Tips for Finding a Dentist
Picking the right dentist for you and the family is important. You want someone who makes you feel comfortable and is also well-trained trained to give you the dentistry you need. Look for a dentist whose clinic is located close to your home or office. The dentists’ credentials must be available on the Internet.
Qualified dentists may be doctors of dental medicine (DMD) or doctors of dental surgery (DDS). The two degrees are equivalent – they both require no less than two years of pre-dental college work, and then four years of dental school. Dentists should pass national and state exams to get their license.
Dentists could also be board-certified as specialists in specific branches of dentistry. To become a specialist, a dentist has to take two or more years of training and schooling. Some common recognized dental specialties are pedodontics or pediatric dentistry; oral and maxillofacial surgery and pathology; and endodontics or root canal therapy.
A dental hygienist or assistant usually performs routine cleanings. The hygienist have a designation of RDH (Registered Dental Hygienist) or RDHEF (Registered Dental Hygienist with Extended Functions). A dental assistant usually assists a dentist in an ongoing procedure, take x-rays, set up anesthesia, and do other general tasks.
Questions to Ask
When you visit a new dentist, don’t shy away from asking questions, like:
> How long has the dental practice been in existence?
> How trained and experienced is the dentist in terms of the type of procedure you need?
> Which dental societies does is the dentist a member of?
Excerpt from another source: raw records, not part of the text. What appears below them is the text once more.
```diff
@@ -255,10 +258,8 @@
   else launch_pass<CS, false, false>(a, grid, prev_corr, hv);
 }
 
-int launch_nn(gloc_reg* h, const BatchDims& bd, const WsView& v, bool warm, bool want_pairs, float gate2) {
-  ProfScope ps(h->prof, "nn", v.s);
-  Profiler no_prof;
-  ProfScope ps_cold((want_pairs || !warm) ? h->prof : no_prof, "nn_cold", v.s);
+int launch_nn(gloc_reg* h, const BatchDims& bd, const WsView& v, bool warm, bool want_pairs, float gate2, ProfScope::Join join = ProfScope::Apart) {
+  ProfScope ps(h->prof, "nn", v.s, join, (want_pairs || !warm) ? "nn_cold" : nullptr);
   h->nn_launches++;
   if (h->nn_mode == 1) {
     dim3 grid((bd.max_src + 256 * NN_S - 1) / (256 * NN_S), v.n_jobs);
@@ -467,14 +468,14 @@
 int enqueue_refit(gloc_reg* h, const BatchDims& bd, const WsView& v, float thr2, uint32_t nblocks) {
   const uint32_t n_jobs = v.n_jobs;
   {
-    ProfScope ps(h->prof, "accum", v.s);
+    ProfScope ps(h->prof, "accum", v.s, ProfScope::Joined);
     hipLaunchKernelGGL(accum_kernel<1>, dim3(nblocks, n_jobs), dim3(ACC_THREADS), 0, v.s, v.jobs, v.states, v.corr, v.d2, v.pairs, bd.ld, thr2,
                        v.partials, bd.n_part);
     GLOC_HIP(hipGetLastError());
   }
   {
-    ProfScope ps(h->prof, "solve", v.s);
-    hipLaunchKernelGGL(solve_kernel<1>, dim3(v.split.hx ? 2 * n_jobs : n_jobs), dim3(SOLVE_THREADS), 0, v.s, v.partials, bd.n_part, false, v.jobs,
+    ProfScope ps(h->prof, "solve", v.s, ProfScope::Joined);
+    hipLaunchKernelGGL(solve_kernel<1>, dim3(v.split.hx ? 2 * n_jobs : n_jobs), dim3(v.split.hx ? SOLVE_THREADS : SOLVE_THREADS_LIGHT), 0, v.s, v.partials, bd.n_part, false, v.jobs,
                        v.states, v.split, n_jobs);
     GLOC_HIP(hipGetLastError());
   }
@@ -506,12 +507,12 @@
     const uint32_t h0 = bounds[ph], h1 = bounds[ph + 1], len = h1 - h0;
     const CandState* st = ph ? v.states : (const CandState*)nullptr;
     {
-      ProfScope ps(h->prof, "ransac_hyp", s);
+      ProfScope ps(h->prof, "ransac_hyp", s, ph ? ProfScope::Joined : ProfScope::Apart);
       hipLaunchKernelGGL(ransac_hyp_kernel, dim3((len + 127) / 128, n_jobs), dim3(128), 0, s, v.pairs, bd.ld,
                          v.jobs, r.seed, H, h0, h1, st, v.Rt, v.valid);
       GLOC_HIP(hipGetLastError());
     }
-    ProfScope ps(h->prof, "ransac_score", s);
+    ProfScope ps(h->prof, "ransac_score", s, ProfScope::Joined);
     const uint32_t hpb = score_hpb(len);
     const unsigned NP = 8;
     if (!adaptive && ph > 0 && len >= 512 && cchunks >= NP) {
@@ -563,18 +564,18 @@
       GLOC_TRY(launch_nn_chain(h, bd, v, prm->icp_iters - it, gate2));
       break;
     }
-    GLOC_TRY(launch_nn(h, bd, v, have_corr, false, gate2));
+    GLOC_TRY(launch_nn(h, bd, v, have_corr, false, gate2, have_corr ? ProfScope::Joined : ProfScope::Apart));
     have_corr = true;
     if (!culled) {
-      ProfScope ps(h->prof, "accum", s);
+      ProfScope ps(h->prof, "accum", s, ProfScope::Joined);
       hipLaunchKernelGGL(accum_kernel<0>, dim3(nblocks, n_jobs), dim3(ACC_THREADS), 0, s, v.jobs,
                          v.states, v.corr, v.d2,
                          (const f32x4*)nullptr, bd.ld, gate2, v.partials, bd.n_part);
       GLOC_HIP(hipGetLastError());
     }
     {
-      ProfScope ps(h->prof, "solve", s);
-      hipLaunchKernelGGL(solve_kernel<0>, dim3(v.split.hx ? 2 * n_jobs : n_jobs), dim3(SOLVE_THREADS), 0, s, v.partials,
+      ProfScope ps(h->prof, "solve", s, ProfScope::Joined);
+      hipLaunchKernelGGL(solve_kernel<0>, dim3(v.split.hx ? 2 * n_jobs : n_jobs), dim3(v.split.hx ? SOLVE_THREADS : SOLVE_THREADS_LIGHT), 0, s, v.partials,
                          bd.n_part, culled, v.jobs, v.states, v.split, n_jobs);
       GLOC_HIP(hipGetLastError());
     }
diff --git a/gloc3d_amd/csrc/reg_kernels.hpp b/gloc3d_amd/csrc/reg_kernels.hpp
--- a/gloc3d_amd/csrc/reg_kernels.hpp
+++ b/gloc3d_amd/csrc/reg_kernels.hpp
@@ -646,6 +646,8 @@
 constexpr int SOLVE_R = 56;
 constexpr int SOLVE_THREADS = 1024;
 static_assert(SOLVE_R * ACC_NV <= SOLVE_THREADS, "a thread per (stride class, moment)");
+constexpr int SOLVE_THREADS_LIGHT = 256;
+static_assert(SOLVE_THREADS_LIGHT % 64 == 0 && SOLVE_THREADS % SOLVE_THREADS_LIGHT == 0 && SOLVE_THREADS_LIGHT >= 64, "whole waves, whole turns");
 
 template <bool COH>
 __device__ __forceinline__ uint32_t ld_u32(const uint32_t* p) {
@@ -863,43 +865,47 @@
     return;
   }
   const int cand = blockIdx.x;
+  const int nthr = (int)blockDim.x;
   const uint32_t cnt = per_group ? jobs[cand].n_groups
                                  : (jobs[cand].n_src + ACC_PER_BLOCK - 1) / ACC_PER_BLOCK;
   if (per_group) {
     static_assert(SOLVE_THREADS / 64 <= SOLVE_R, "a row of sub[][] per wave");
     const float* base = reinterpret_cast<const float*>(partials + (size_t)cand * n_part * ACC_NV);
-    double v[ACC_NV];
-#pragma unroll
-    for (int k = 0; k < ACC_NV; ++k) v[k] = 0.0;
-    for (uint32_t g = (uint32_t)tid; g < cnt; g += SOLVE_THREADS) {
-      typedef float f32x2_ __attribute__((ext_vector_type(2)));
-      const f32x2_* f2 = reinterpret_cast<const f32x2_*>(base + (size_t)g * (2 * ACC_NV));
-      float f[WAVE_PARTIAL_FLOATS + 1];
-#pragma unroll
-      for (int i = 0; i < (WAVE_PARTIAL_FLOATS + 1) / 2; ++i) {
-        const f32x2_ t = f2[i];
-        f[2 * i] = t.x;
-        f[2 * i + 1] = t.y;
-      }
-      add_wave_partial(f, v);
-    }
-#pragma unroll
-    for (int k = 0; k < ACC_NV; ++k) {
-      double x = v[k];
-      x += xor_lane<32>(x);
-      x += xor_lane<16>(x);
-      x += xor_lane<8>(x);
-      x += xor_lane<4>(x);
-      x += xor_lane<2>(x);
-      x += xor_lane<1>(x);
-      v[k] = x;
-    }
-    if ((tid & 63) == 0) {
-#pragma unroll
-      for (int k = 0; k < ACC_NV; ++k) sub[tid >> 6][k] = v[k];
-    }
-  } else if (tid < SOLVE_R * ACC_NV) {
-    const int k = tid % ACC_NV, r = tid / ACC_NV;
+    const int lane = tid & 63, n_waves = nthr >> 6;
+    for (int rw = __builtin_amdgcn_readfirstlane(tid >> 6); rw < SOLVE_THREADS / 64; rw += n_waves) {
+      double v[ACC_NV];
+#pragma unroll
+      for (int k = 0; k < ACC_NV; ++k) v[k] = 0.0;
+      for (uint32_t g = (uint32_t)(rw * 64 + lane); g < cnt; g += SOLVE_THREADS) {
+        typedef float f32x2_ __attribute__((ext_vector_type(2)));
+        const f32x2_* f2 = reinterpret_cast<const f32x2_*>(base + (size_t)g * (2 * ACC_NV));
+        float f[WAVE_PARTIAL_FLOATS + 1];
+#pragma unroll
+        for (int i = 0; i < (WAVE_PARTIAL_FLOATS + 1) / 2; ++i) {
+          const f32x2_ t = f2[i];
+          f[2 * i] = t.x;
+          f[2 * i + 1] = t.y;
+        }
+        add_wave_partial(f, v);
+      }
+#pragma unroll
+      for (int k = 0; k < ACC_NV; ++k) {
+        double x = v[k];
+        x += xor_lane<32>(x);
+        x += xor_lane<16>(x);
+        x += xor_lane<8>(x);
+        x += xor_lane<4>(x);
+        x += xor_lane<2>(x);
+        x += xor_lane<1>(x);
+        v[k] = x;
+      }
+      if (lane == 0) {
+#pragma unroll
+        for (int k = 0; k < ACC_NV; ++k) sub[rw][k] = v[k];
+      }
+    }
+  } else for (int t = tid; t < SOLVE_R * ACC_NV; t += nthr) {
+    const int k = t % ACC_NV, r = t / ACC_NV;
     double acc = 0.0;
     uint32_t b = (uint32_t)r;
     const double* pp = partials + (size_t)cand * n_part * ACC_NV + k;
```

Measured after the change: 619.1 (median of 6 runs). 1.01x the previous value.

> Does the dentist offer emergency care?
While you should never pick a dentist based on price alone, you have to make sure you understand the fees before you decide to proceed with treatment. If you are insured, let the office help you in terms of sorting out what your plan covers and what your out-of-pocket expenses may be.
What You Should Expect
Your dentist and the entire office staff must be kind and considerate. They should be concerned about preventive care, advising you for such things as comprehensive dental exams, routine cleanings, x-rays, periodontal exams, etc., all of which are helpful in keeping you from getting pricey repair procedures later on. The dentist must go over his findings with you, as well as recommend a suitable treatment plan as needed.
A lot of dentists don’t want to schedule cleanings with a new patient comprehensive exam. This is due to the fact that x-rays and a complete exam are needed for determining what type of cleaning is most clinically advisable for your particular needs. For example, should periodontal disease be detected, the patient may require far more than a regular mouth cleaning.